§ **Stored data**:

□ □ □ □

constexpr int halo_tile_rows(int ks, bool pro, int tco, int nt, bool tall) {
    if (nt == 256) return ks == 1 ? (tco == 128 ? G1_TY128 : G1_TY64) : tall ? HALO_TY2_TALL : HALO_TY2;
    if (ks == 3 && pro && tco == 128) return HALO_TY_PRO128;
    return (pro || ks == 1 || tco <= 32) ? HALO_TY_PRO : HALO_TY;
// ... 74 lines not shown
int launch(const ConvArgs& a, hipStream_t stream, ConvPick* query) {
    static const ElvisKernelName name("conv_igemm_kernel<%s,%d,%d,%d,%d>", sizeof(T) == 2 ? "half" : "float", WCO, WPX, NW_CO, NW_PX);
    if (query) return query->set(name.s, 0);
    constexpr int TCO = 16 * WCO * NW_CO, TPX = 16 * WPX * NW_PX;
    size_t lds = 2 * (size_t)(TCO + TPX) * 64;
    long long nblk = (long long)a.n_co_tiles * a.n_px_tiles;
    ELVIS_REQUIRE(nblk < 0x7fffffffLL, "conv: grid too large");
    hipLaunchKernelGGL((conv_igemm_kernel<T, WCO, WPX, NW_CO, NW_PX>), dim3((unsigned)nblk), dim3(64 * NW_CO * NW_PX),
                       lds, stream, a);
    ELVIS_CHECK_LAUNCH("elvis_conv2d");
    elvis_note_launch(name.s);
    return ELVIS_OK;
}

template <typename T, int TCO, bool PRO, int KS, int NT = 512, bool ACT = false, bool TALL = false, bool X3 = false>
int launch_halo_p(const ConvArgs& a, hipStream_t stream, ConvPick* query) {
    if constexpr (!ACT) {
        if (a.act != 0) return launch_halo_p<T, TCO, PRO, KS, NT, true, TALL, X3>(a, stream, query);
    }
    if constexpr (!X3 && sizeof(T) == 4 && NT == 512 && TCO >= 64) {
        if (a.x3) return launch_halo_p<T, TCO, PRO, KS, NT, ACT, TALL, true>(a, stream, query);
    }
    constexpr int TY = halo_tile_rows(KS, PRO, TCO, NT, TALL);
    static const ElvisKernelName name = X3 ? ElvisKernelName("conv3x3_halo_x3_kernel<%d,%d,%s,%d,%s>", TCO, TY, tf(PRO), KS, tf(ACT))
                                    : ElvisKernelName("conv3x3_halo_kernel<%s,%d,%d,%d,%s,%d,%s>", sizeof(T) == 2 ? "half" : "float", TCO, NT, TY, tf(PRO), KS, tf(ACT));
    if (query) return query->set(name.s, TY);
    const void* fn = nullptr;
    if constexpr (X3) fn = (const void*)conv3x3_halo_x3_kernel<TCO, TY, PRO, KS, ACT>;
    else fn = (const void*)conv3x3_halo_kernel<T, TCO, NT, TY, PRO, KS, ACT>;
    const size_t lds = halo_lds_bytes(KS, TCO, TY, NT, PRO ? a.nkc : 0, 4 * DT<T>::VEC);
    ELVIS_REQUIRE(lds <= 160 * 1024, "conv3x3_halo: %zu bytes of LDS needed (too many input channels)", lds);
    static ElvisLdsOptIn opt_in;
    if (int rc = elvis_lds_opt_in(fn, opt_in, elvis_device_slot(), "conv3x3_halo: cannot reserve %zu bytes of LDS", lds)) return rc;
    long long nblk = (long long)a.n_co_tiles * a.tiles_x * a.tiles_y * a.n;
    ELVIS_REQUIRE(nblk < 0x7fffffffLL, "conv: grid too large");
    if constexpr (X3) hipLaunchKernelGGL((conv3x3_halo_x3_kernel<TCO, TY, PRO, KS, ACT>), dim3((unsigned)nblk), dim3(NT), lds, stream, a);
    else hipLaunchKernelGGL((conv3x3_halo_kernel<T, TCO, NT, TY, PRO, KS, ACT>), dim3((unsigned)nblk), dim3(NT), lds, stream, a);
    ELVIS_CHECK_LAUNCH("elvis_conv2d(halo)");
    elvis_note_launch(name.s);
    return ELVIS_OK;
}

template <typename T, int TCO> int launch_halo(const ConvArgs& a, hipStream_t stream, ConvPick* query) {
    if constexpr (TCO >= 64 && sizeof(T) == 2) {
        if (a.two && a.ksize == 1) return launch_halo_p<T, TCO, false, 1, 256>(a, stream, query);
    }
    if (a.ksize == 1) return launch_halo_p<T, TCO, false, 1>(a, stream, query);
    if constexpr (TCO >= 64 && sizeof(T) == 2) {
        if (a.two && a.ksize == 2) return launch_halo_p<T, TCO, false, 2, 256>(a, stream, query);
        if constexpr (TCO == 64) {
            if (a.two && a.tall && a.ksize == 3)
                return a.prologue ? launch_halo_p<T, TCO, true, 3, 256, false, true>(a, stream, query)
                                  : launch_halo_p<T, TCO, false, 3, 256, false, true>(a, stream, query);
        }
        if (a.two) return a.prologue ? launch_halo_p<T, TCO, true, 3, 256>(a, stream, query) : launch_halo_p<T, TCO, false, 3, 256>(a, stream, query);
        ELVIS_REQUIRE(a.ksize == 3 && a.prologue, "conv3x3_halo: a conv without the prologue must fit the 256-thread kernel");
        return launch_halo_p<T, TCO, true, 3>(a, stream, query);
    } else {
        if (a.ksize == 2) return launch_halo_p<T, TCO, false, 2>(a, stream, query);
        return a.prologue ? launch_halo_p<T, TCO, true, 3>(a, stream, query) : launch_halo_p<T, TCO, false, 3>(a, stream, query);
    }
}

□ □ □ □

§ **Task objective**: All of the entries should be output exactly as they appear above.

§ **Solution for this problem**:
constexpr int halo_tile_rows(int ks, bool pro, int tco, int nt, bool tall) {
    if (nt == 256) return ks == 1 ? (tco == 128 ? G1_TY128 : G1_TY64) : tall ? HALO_TY2_TALL : HALO_TY2;
    if (ks == 3 && pro && tco == 128) return HALO_TY_PRO128;
    return (pro || ks == 1 || tco <= 32) ? HALO_TY_PRO : HALO_TY;
// ... 74 lines not shown
int launch(const ConvArgs& a, hipStream_t stream, ConvPick* query) {
    static const ElvisKernelName name("conv_igemm_kernel<%s,%d,%d,%d,%d>", sizeof(T) == 2 ? "half" : "float", WCO, WPX, NW_CO, NW_PX);
    if (query) return query->set(name.s, 0);
    constexpr int TCO = 16 * WCO * NW_CO, TPX = 16 * WPX * NW_PX;
    size_t lds = 2 * (size_t)(TCO + TPX) * 64;
    long long nblk = (long long)a.n_co_tiles * a.n_px_tiles;
    ELVIS_REQUIRE(nblk < 0x7fffffffLL, "conv: grid too large");
    hipLaunchKernelGGL((conv_igemm_kernel<T, WCO, WPX, NW_CO, NW_PX>), dim3((unsigned)nblk), dim3(64 * NW_CO * NW_PX),
                       lds, stream, a);
    ELVIS_CHECK_LAUNCH("elvis_conv2d");
    elvis_note_launch(name.s);
    return ELVIS_OK;
}

template <typename T, int TCO, bool PRO, int KS, int NT = 512, bool ACT = false, bool TALL = false, bool X3 = false>
int launch_halo_p(const ConvArgs& a, hipStream_t stream, ConvPick* query) {
    if constexpr (!ACT) {
        if (a.act != 0) return launch_halo_p<T, TCO, PRO, KS, NT, true, TALL, X3>(a, stream, query);
    }
    if constexpr (!X3 && sizeof(T) == 4 && NT == 512 && TCO >= 64) {
        if (a.x3) return launch_halo_p<T, TCO, PRO, KS, NT, ACT, TALL, true>(a, stream, query);
    }
    constexpr int TY = halo_tile_rows(KS, PRO, TCO, NT, TALL);
    static const ElvisKernelName name = X3 ? ElvisKernelName("conv3x3_halo_x3_kernel<%d,%d,%s,%d,%s>", TCO, TY, tf(PRO), KS, tf(ACT))
                                    : ElvisKernelName("conv3x3_halo_kernel<%s,%d,%d,%d,%s,%d,%s>", sizeof(T) == 2 ? "half" : "float", TCO, NT, TY, tf(PRO), KS, tf(ACT));
    if (query) return query->set(name.s, TY);
    const void* fn = nullptr;
    if constexpr (X3) fn = (const void*)conv3x3_halo_x3_kernel<TCO, TY, PRO, KS, ACT>;
    else fn = (const void*)conv3x3_halo_kernel<T, TCO, NT, TY, PRO, KS, ACT>;
    const size_t lds = halo_lds_bytes(KS, TCO, TY, NT, PRO ? a.nkc : 0, 4 * DT<T>::VEC);
    ELVIS_REQUIRE(lds <= 160 * 1024, "conv3x3_halo: %zu bytes of LDS needed (too many input channels)", lds);
    static ElvisLdsOptIn opt_in;
    if (int rc = elvis_lds_opt_in(fn, opt_in, elvis_device_slot(), "conv3x3_halo: cannot reserve %zu bytes of LDS", lds)) return rc;
    long long nblk = (long long)a.n_co_tiles * a.tiles_x * a.tiles_y * a.n;
    ELVIS_REQUIRE(nblk < 0x7fffffffLL, "conv: grid too large");
    if constexpr (X3) hipLaunchKernelGGL((conv3x3_halo_x3_kernel<TCO, TY, PRO, KS, ACT>), dim3((unsigned)nblk), dim3(NT), lds, stream, a);
    else hipLaunchKernelGGL((conv3x3_halo_kernel<T, TCO, NT, TY, PRO, KS, ACT>), dim3((unsigned)nblk), dim3(NT), lds, stream, a);
    ELVIS_CHECK_LAUNCH("elvis_conv2d(halo)");
    elvis_note_launch(name.s);
    return ELVIS_OK;
}

template <typename T, int TCO> int launch_halo(const ConvArgs& a, hipStream_t stream, ConvPick* query) {
    if constexpr (TCO >= 64 && sizeof(T) == 2) {
        if (a.two && a.ksize == 1) return launch_halo_p<T, TCO, false, 1, 256>(a, stream, query);
    }
    if (a.ksize == 1) return launch_halo_p<T, TCO, false, 1>(a, stream, query);
    if constexpr (TCO >= 64 && sizeof(T) == 2) {
        if (a.two && a.ksize == 2) return launch_halo_p<T, TCO, false, 2, 256>(a, stream, query);
        if constexpr (TCO == 64) {
            if (a.two && a.tall && a.ksize == 3)
                return a.prologue ? launch_halo_p<T, TCO, true, 3, 256, false, true>(a, stream, query)
                                  : launch_halo_p<T, TCO, false, 3, 256, false, true>(a, stream, query);
        }
        if (a.two) return a.prologue ? launch_halo_p<T, TCO, true, 3, 256>(a, stream, query) : launch_halo_p<T, TCO, false, 3, 256>(a, stream, query);
        ELVIS_REQUIRE(a.ksize == 3 && a.prologue, "conv3x3_halo: a conv without the prologue must fit the 256-thread kernel");
        return launch_halo_p<T, TCO, true, 3>(a, stream, query);
    } else {
        if (a.ksize == 2) return launch_halo_p<T, TCO, false, 2>(a, stream, query);
        return a.prologue ? launch_halo_p<T, TCO, true, 3>(a, stream, query) : launch_halo_p<T, TCO, false, 3>(a, stream, query);
    }
}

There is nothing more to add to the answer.